@@ -469,7 +476,8 @@
         ProfScope _p(e, "linear_bwd_pair_mfma", i, bytes_lin_bwd_pair(B, F));
         const bool burst = linear_bwd_burst(e, i);
         if (burst && gemm16_burst_lds(gd.K) > lds) lds = gemm16_burst_lds(gd.K);
-        hipLaunchKernelGGL(k_gemm16_pair, dim3(tiles_w + tiles_d), dim3(256), lds, e->stream, gw, gd, tiles_w, burst ? 1 : 0);
+        const WFold fold = i == 3 ? wgrad_fold_of(e, wgrad_slab_table(e, B, a.external_loss, e->wslab_bytes)) : zeroed<WFold>();
+        hipLaunchKernelGGL(k_gemm16_pair, dim3(fold.nwg + tiles_w + tiles_d), dim3(256), lds, e->stream, gw, gd, tiles_w, burst ? 1 : 0, fold);
     }
     if (i == 2 && e->variational) {
         if (!e->hooks.reparam_bwd) return fail(CAE_ERR_STATE, "trunk engine without a reparameterisation hook");
diff --git a/cae_tools_amd/csrc/engine_state.h b/cae_tools_amd/csrc/engine_state.h
--- a/cae_tools_amd/csrc/engine_state.h
+++ b/cae_tools_amd/csrc/engine_state.h
@@ -75,6 +75,8 @@
     int64_t off_xbatch = 0;
     bool x_published = false;
     AdamConv0 c0_pending{};
+    bool wgrad_atomics = false;
+    int64_t off_wslab = 0, wslab_bytes = 0;
     bool profiling = false;
     struct ProfRec { const char* name; int layer; double bytes; hipEvent_t e0, e1; };
     std::vector<ProfRec> prof;
diff --git a/cae_tools_amd/csrc/kernels_ctbwd.h b/cae_tools_amd/csrc/kernels_ctbwd.h
--- a/cae_tools_amd/csrc/kernels_ctbwd.h
+++ b/cae_tools_amd/csrc/kernels_ctbwd.h
@@ -21,6 +21,9 @@
     double* wacc;
     long long wacc_stride;
     BnGradOut bg;
+    float* wslab;
+    int slab_kfull;
+    int slab_ppg;
 };
 
 constexpr int kCtbThreads = 512;
@@ -307,7 +310,12 @@
                     acc1 = __builtin_amdgcn_mfma_f32_16x16x4f32(va[u + 1], vb[u + 1], acc1, 0, 0, 0);
                 }
             }
-            if (n_ok) {
+            if (n_ok && a.wslab) {
+                const int part = (int)blockIdx.x * a.slab_ppg + (BAND ? (int)blockIdx.z * a.slab_kfull : 0) + kc;
+                float* sl = a.wslab + (size_t)part * a.Cin * N;
+#pragma unroll
+                for (int j = 0; j < 4; j++) sl[(size_t)(cb * 16 + 4 * q + j) * N + n] = acc[j] + acc1[j];
+            } else if (n_ok) {
 #pragma unroll
                 for (int j = 0; j < 4; j++) acc_add<ACC_GRAD>(&wacc_sh[(size_t)(cb * 16 + 4 * q + j) * N + n], (double)(acc[j] + acc1[j]));
             }
diff --git a/cae_tools_amd/csrc/kernels_gemm.h b/cae_tools_amd/csrc/kernels_gemm.h
--- a/cae_tools_amd/csrc/kernels_gemm.h
+++ b/cae_tools_amd/csrc/kernels_gemm.h
@@ -220,12 +220,82 @@
     gemm16_body(g, blockIdx.x, lds_d);
 }
 
-__global__ void __launch_bounds__(256) k_gemm16_pair(GemmArgs a, GemmArgs b, int na, int b_burst) {
-    kernarg_warm<2 * sizeof(GemmArgs) + 8>();
+constexpr int kFoldMax = 6;
+constexpr int kFoldBurst = 16;
+
+struct WFoldSlab {
+    const void* slab;
+    double* acc;
+    int nvals, nparts;
+    int f64, vshift;
+};
+struct WFold {
+    int nwg;
+    int nslab;
+    WFoldSlab s[kFoldMax];
+};
+
+inline int fold_vshift(int nparts) {
+    int vshift = 8;
+    while (vshift > 3 && (256 >> vshift) * kFoldBurst < nparts) vshift--;
+    return vshift;
+}
+__host__ __device__ inline int fold_wgs(int nvals, int vshift) { return (nvals + (1 << vshift) - 1) >> vshift; }
+
+template <class T>
+__device__ __forceinline__ double wgrad_fold_column(const T* col, int first, int step, int nparts, int nvals) {
+    double sum = 0.0;
+    for (int p0 = first; p0 < nparts; p0 += step * kFoldBurst) {
+        T x[kFoldBurst];
+#pragma unroll
+        for (int u = 0; u < kFoldBurst; u++) x[u] = col[(size_t)min(p0 + step * u, nparts - 1) * nvals];
+#pragma unroll
+        for (int u = 0; u < kFoldBurst; u++) asm volatile("" : "+v"(x[u]));
+#pragma unroll
+        for (int u = 0; u < kFoldBurst; u++)
+            if (p0 + step * u < nparts) sum += acc_grid<ACC_GRAD>((double)x[u]);
+    }
+    return sum;
+}
+
+__device__ __forceinline__ void wgrad_fold_body(const WFold& f, const int bx, double* lds_d) {
+    WFoldSlab s = f.s[0];
+    int t = bx;
+    bool found = false;
+#pragma unroll
+    for (int k = 0; k < kFoldMax; k++) {
+        const int tiles = k < f.nslab ? fold_wgs(f.s[k].nvals, f.s[k].vshift) : 0;
+        if (!found && t < tiles) {
+            s = f.s[k];
+            found = true;
+        } else if (!found) {
+            t -= tiles;
+        }
+    }
+    const int tid = threadIdx.x, vals = 1 << s.vshift, groups = 256 >> s.vshift;
+    const int v = tid & (vals - 1), pg = tid >> s.vshift;
+    const int val = (t << s.vshift) + v, vc = min(val, s.nvals - 1);
+    lds_d[tid] = s.f64 ? wgrad_fold_column(static_cast<const double*>(s.slab) + vc, pg, groups, s.nparts, s.nvals)
+                       : wgrad_fold_column(static_cast<const float*>(s.slab) + vc, pg, groups, s.nparts, s.nvals);
+    __syncthreads();
+    if (tid < vals && val < s.nvals) {
+        double sum = 0.0;
+        for (int g = 0; g < groups; g++) sum += lds_d[(g << s.vshift) + tid];
+        s.acc[val] = sum;
+    }
+}
+
+__global__ void __launch_bounds__(256) k_gemm16_pair(GemmArgs a, GemmArgs b, int na, int b_burst, WFold f) {
+    kernarg_warm<2 * sizeof(GemmArgs) + 8 + sizeof(WFold)>();
     extern __shared__ double lds_d[];
-    if ((int)blockIdx.x < na) gemm16_body(a, blockIdx.x, lds_d);
-    else if (b_burst) gemm16_burst_body(b, blockIdx.x - na, lds_d);
-    else gemm16_body(b, blockIdx.x - na, lds_d);
-}
-
-}
+    if ((int)blockIdx.x < f.nwg) {
+        wgrad_fold_body(f, blockIdx.x, lds_d);
+        return;
+    }
+    const int bx = (int)blockIdx.x - f.nwg;
+    if (bx < na) gemm16_body(a, bx, lds_d);
+    else if (b_burst) gemm16_burst_body(b, bx - na, lds_d);
+    else gemm16_body(b, bx - na, lds_d);
+}
+
+}
diff --git a/cae_tools_amd/csrc/kernels_rows.h b/cae_tools_amd/csrc/kernels_rows.h
--- a/cae_tools_amd/csrc/kernels_rows.h
+++ b/cae_tools_amd/csrc/kernels_rows.h
@@ -19,6 +19,7 @@
     double* wacc;
     int wacc_stride;
     BnGradOut bg;
+    double* wslab;
 };
 
 template <int CIN, int CT, int COUT, int KH, int KW, int HB, int IMGS, int D>
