# rrwick/Polypolish

Hardware: NVIDIA H100
Metric: assembly Mbp polished/sec (higher is better)
Workload: dtype u8 bases / u32 counters / f64 depth

## Files before the change

polypolish_b200/csrc/polish_dev.cuh:

```cuda
#pragma once

#include "nib_utils.h"
#include "../../include/pp_abi.h"

#define PP_BIN_SHIFT 8
#define PP_BIN (1u << PP_BIN_SHIFT)
#define PP_SUB_SHIFT 7
#define PP_SUB (1u << PP_SUB_SHIFT)
#define TL_T 2048
#define TL_THREADS 512
#define TL_PER_THREAD (TL_T / TL_THREADS)
#define TL_LONG_E 512
#define TL_QCAP 1024
#define TL_FAST_LEN 192
#define PR_THREADS 256
#define SC_GROUP_SCAN_LIMIT 8192
#define VT_THREADS 256
#define VT_ITEMS 8
#define VT_CHUNK (VT_THREADS * VT_ITEMS)
#define NONE32 0xFFFFFFFFu
static_assert(VT_CHUNK == TL_T, "k_tile hands k_compact one chunk per tile");
static_assert(TL_T % PP_BIN == 0 && TL_T / PP_SUB == TL_THREADS / 32 && TL_PER_THREAD * 32 == PP_SUB, "tile = whole bins; warp w owns depth sub-tile w and votes on it");

enum : unsigned {
    ERR_UNKNOWN_CONTIG = 1, ERR_SEQ_MISMATCH = 2, ERR_BAD_OP = 3, ERR_OOB = 4, ERR_NOSEQ = 5
};
enum : unsigned { FL_NODE_OVF = 1, FL_OUT_OVF = 8, FL_BIGGROUP = 16 };
enum : unsigned { TR_RC = 1, TR_FAST = 2, TR_LONG = 4, TR_FAST1 = 8 };

struct DevStatus {
    unsigned long long err;
    unsigned long long n_used;
    unsigned long long out_len;
    unsigned int node_count;
    unsigned int flags;
    unsigned int max_ext;
    unsigned int ticket;
    unsigned int n_changes;
    unsigned int pad1;
#ifdef PP_TILE_PROF
    unsigned long long prof[12];
#endif
};

struct DevParams {
    double fv, fi;
    uint32_t min_depth, max_errors;
    int careful;
    int pad;
};

struct OthNode {
    unsigned long long sig;
    unsigned long long val;
    uint32_t count;
    uint32_t next;
};

struct __align__(16) TileRec {
    uint32_t gstart;
    uint32_t seq_off;
    uint32_t cigar_off;
    uint32_t len_nc;
    uint32_t aln;
    uint32_t E;
    uint32_t flags;
    uint32_t cend;
};
#define TL_SEQ_QUADS 6

struct DevData {
    unsigned long long n_aln;
    const uint32_t *contig, *ref_start, *read_id, *seq_off, *cigar_off, *nm, *cigar_ops;
    const uint16_t *seq_len, *n_cigar;
// ... 575 lines not shown
    o.packed |= status << 26;
    if (vp.dbg) debug_record(vp.dbg + pos, depth, vt, it, cA, cC, cG, cT, cDel, matched, n_other, orig, status, o);
    if (CHG && status == 5) {
        const uint32_t slot = atomicAdd(vp.chg_n, 1u);
        if (slot < vp.chg_cap) {
            vp.chg_pos[slot] = pos;
            debug_record(vp.chg + slot, depth, vt, it, cA, cC, cG, cT, cDel, matched, n_other, orig, status, o);
        }
    }
    return o;
}

#define TL_DN_HALO 32
#define TL_INV_K 32
#define TL_DN_WORDS ((TL_T + 2 * TL_DN_HALO) / 16)

struct WalkStage {
    uint4 ent[64];
    uint32_t key[2][32];
};

#define TL_STAGES 2
struct ChunkStage {
    uint4 seq[32 * TL_SEQ_QUADS];
    TileRec rec[32];
};

#if defined(PP_EMULATE)
static inline void stage_bar_init(unsigned long long* bar) { emu::ring_init(bar); }
static inline void stage_fence() {}
static inline void stage_expect(unsigned long long* bar, uint32_t bytes) { emu::ring_expect(bar, bytes); }
static inline void stage_copy(void* dst, const void* src, uint32_t bytes, unsigned long long* bar) { emu::ring_copy(dst, src, bytes, bar); }
static inline void stage_wait(unsigned long long* bar, uint32_t parity) { emu::ring_wait(bar, parity); }
#else
__device__ __forceinline__ uint32_t smem_addr(const void* p) { return (uint32_t)__cvta_generic_to_shared(p); }
__device__ __forceinline__ void stage_bar_init(unsigned long long* bar) {
    asm volatile("mbarrier.init.shared::cta.b64 [%0], 1;\n\tfence.mbarrier_init.release.cluster;" ::"r"(smem_addr(bar)) : "memory");
}
__device__ __forceinline__ void stage_fence() { asm volatile("fence.proxy.async.shared::cta;" ::: "memory"); }
__device__ __forceinline__ void stage_expect(unsigned long long* bar, uint32_t bytes) {
    asm volatile("mbarrier.arrive.expect_tx.shared::cta.b64 _, [%0], %1;" ::"r"(smem_addr(bar)), "r"(bytes) : "memory");
}
__device__ __forceinline__ void stage_copy(void* dst, const void* src, uint32_t bytes, unsigned long long* bar) {
    asm volatile("cp.async.bulk.shared::cluster.global.mbarrier::complete_tx::bytes [%0], [%1], %2, [%3];"
                 ::"r"(smem_addr(dst)), "l"(src), "r"(bytes), "r"(smem_addr(bar)) : "memory");
}
__device__ __forceinline__ void stage_wait(unsigned long long* bar, uint32_t parity) {
    uint32_t done;
    do {
        asm volatile("{\n\t.reg .pred p;\n\tmbarrier.try_wait.parity.shared::cta.b64 p, [%1], %2;\n\tselp.u32 %0, 1, 0, p;\n\t}"
                     : "=r"(done) : "r"(smem_addr(bar)), "r"(parity) : "memory");
    } while (!done);
}
#endif

struct TileShared {
    int cdiff[TL_T + 4];
    uint32_t ex[4][TL_T];
    uint32_t del[TL_T];
    uint32_t oth[TL_T];
    union {
        unsigned long long deficit[TL_T + 4];
        double depth[TL_T];
    };
    unsigned long long dn[TL_DN_WORDS + 2];
    union {
        WalkStage wstage[TL_THREADS / 32];
        ChunkStage ring[TL_THREADS / 32][TL_STAGES];
    };
    unsigned long long ring_bar[TL_THREADS / 32][TL_STAGES];
    uint2 queue[TL_QCAP];
    uint32_t qn;
    unsigned long long s_warp[TL_THREADS / 32];
    unsigned long long s_total;
    long long s_delta[TL_THREADS / 32];
    uint32_t tile;
    uint32_t any_multi;
    double inv_k[TL_INV_K + 1];
    unsigned long long def_k[TL_INV_K + 1];
};
static_assert(sizeof(TileShared) <= 232448, "k_tile's shared memory: at most 227 KB per CTA on sm_90");

template <int BITS> struct TileCtx {
    const DevData& d;
    TileShared& sh;
    uint32_t P0;

    __device__ __forceinline__ bool in_tile(uint32_t pos) const { return pos - P0 < (uint32_t)TL_T; }
    __device__ __forceinline__ uint32_t draft_sym(uint32_t pos) const {
        if (BITS == 4) {
            const uint32_t o = pos - P0 + TL_DN_HALO;
            return (uint32_t)(sh.dn[o >> 4] >> ((o & 15) * 4)) & 15u;
        }
        const uint32_t b = d.draft[pos];
        return b == '-' ? 0u : b;
    }
    __device__ __forceinline__ void push_other(uint32_t pos, unsigned long long aln, uint32_t start, uint32_t len, unsigned long long sig) {
        if (!in_tile(pos)) return;
        atomicAdd(&sh.oth[pos - P0], 1u);
        other_insert<BITS>(d, pos, (aln << 32) | ((unsigned long long)(start & 0xFFFFu) << 16) | (len & 0xFFFFu), sig);
    }
    __device__ __forceinline__ void count_base(uint32_t pos, uint32_t s, unsigned long long aln, uint32_t ri) {
        if (!in_tile(pos)) return;
        if (Seq<BITS>::is_del(s)) { atomicAdd(&sh.del[pos - P0], 1u); return; }
        const uint32_t ds = draft_sym(pos);
// ... 18 lines not shown
    }
    __device__ __forceinline__ void scan_mismatches(unsigned long long r0, unsigned long long r1, uint32_t vc, uint32_t pos0,
                                                    unsigned long long aln, uint32_t ri0) {
        const long long rel64 = (long long)pos0 - (long long)P0;
        if (rel64 <= -32 || rel64 >= (long long)TL_T) return;
        const int rel0 = (int)rel64;
        unsigned long long d0, d1;
        draft32(rel0, d0, d1);
        unsigned long long m0, m1;
        mismatch_masks(r0, r1, d0, d1, vc, m0, m1);
        const int lo = -rel0, hi = TL_T - rel0;
        m0 &= nibmask(hi) & ~nibmask(lo);
        m1 &= nibmask(hi - 16) & ~nibmask(lo - 16);
        while (m0) {
            const uint32_t j = (uint32_t)(__ffsll((long long)m0) - 1) >> 2;
            m0 &= m0 - 1;
            const uint32_t code = (uint32_t)(r0 >> (4 * j)) & 15u;
            const int c = Seq<4>::acgt(code);
            if (c >= 0) atomicAdd(&sh.ex[c][rel0 + (int)j], 1u);
            else push_other(pos0 + j, aln, ri0 + j, 1, 1ull | ((unsigned long long)code << 4));
        }
        while (m1) {
            const uint32_t j = (uint32_t)(__ffsll((long long)m1) - 1) >> 2;
            m1 &= m1 - 1;
            const uint32_t code = (uint32_t)(r1 >> (4 * j)) & 15u;
            const int c = Seq<4>::acgt(code);
            if (c >= 0) atomicAdd(&sh.ex[c][rel0 + 16 + (int)j], 1u);
            else push_other(pos0 + 16 + j, aln, ri0 + 16 + j, 1, 1ull | ((unsigned long long)code << 4));
        }
    }
};
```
····················
» EXERCISE DESCRIPTION: The entries above hold the needed span. Transcribe exactly the lines from the one with "wslab_bytes = 0;" to the one with "if (n_ok &&", both included.

» OUTPUT OF THE EXERCISE:
+    int64_t off_wslab = 0, wslab_bytes = 0;
     bool profiling = false;
     struct ProfRec { const char* name; int layer; double bytes; hipEvent_t e0, e1; };
     std::vector<ProfRec> prof;
diff --git a/cae_tools_amd/csrc/kernels_ctbwd.h b/cae_tools_amd/csrc/kernels_ctbwd.h
--- a/cae_tools_amd/csrc/kernels_ctbwd.h
+++ b/cae_tools_amd/csrc/kernels_ctbwd.h
@@ -21,6 +21,9 @@
     double* wacc;
     long long wacc_stride;
     BnGradOut bg;
+    float* wslab;
+    int slab_kfull;
+    int slab_ppg;
 };
 
 constexpr int kCtbThreads = 512;
@@ -307,7 +310,12 @@
                     acc1 = __builtin_amdgcn_mfma_f32_16x16x4f32(va[u + 1], vb[u + 1], acc1, 0, 0, 0);
                 }
             }
-            if (n_ok) {
+            if (n_ok && a.wslab) {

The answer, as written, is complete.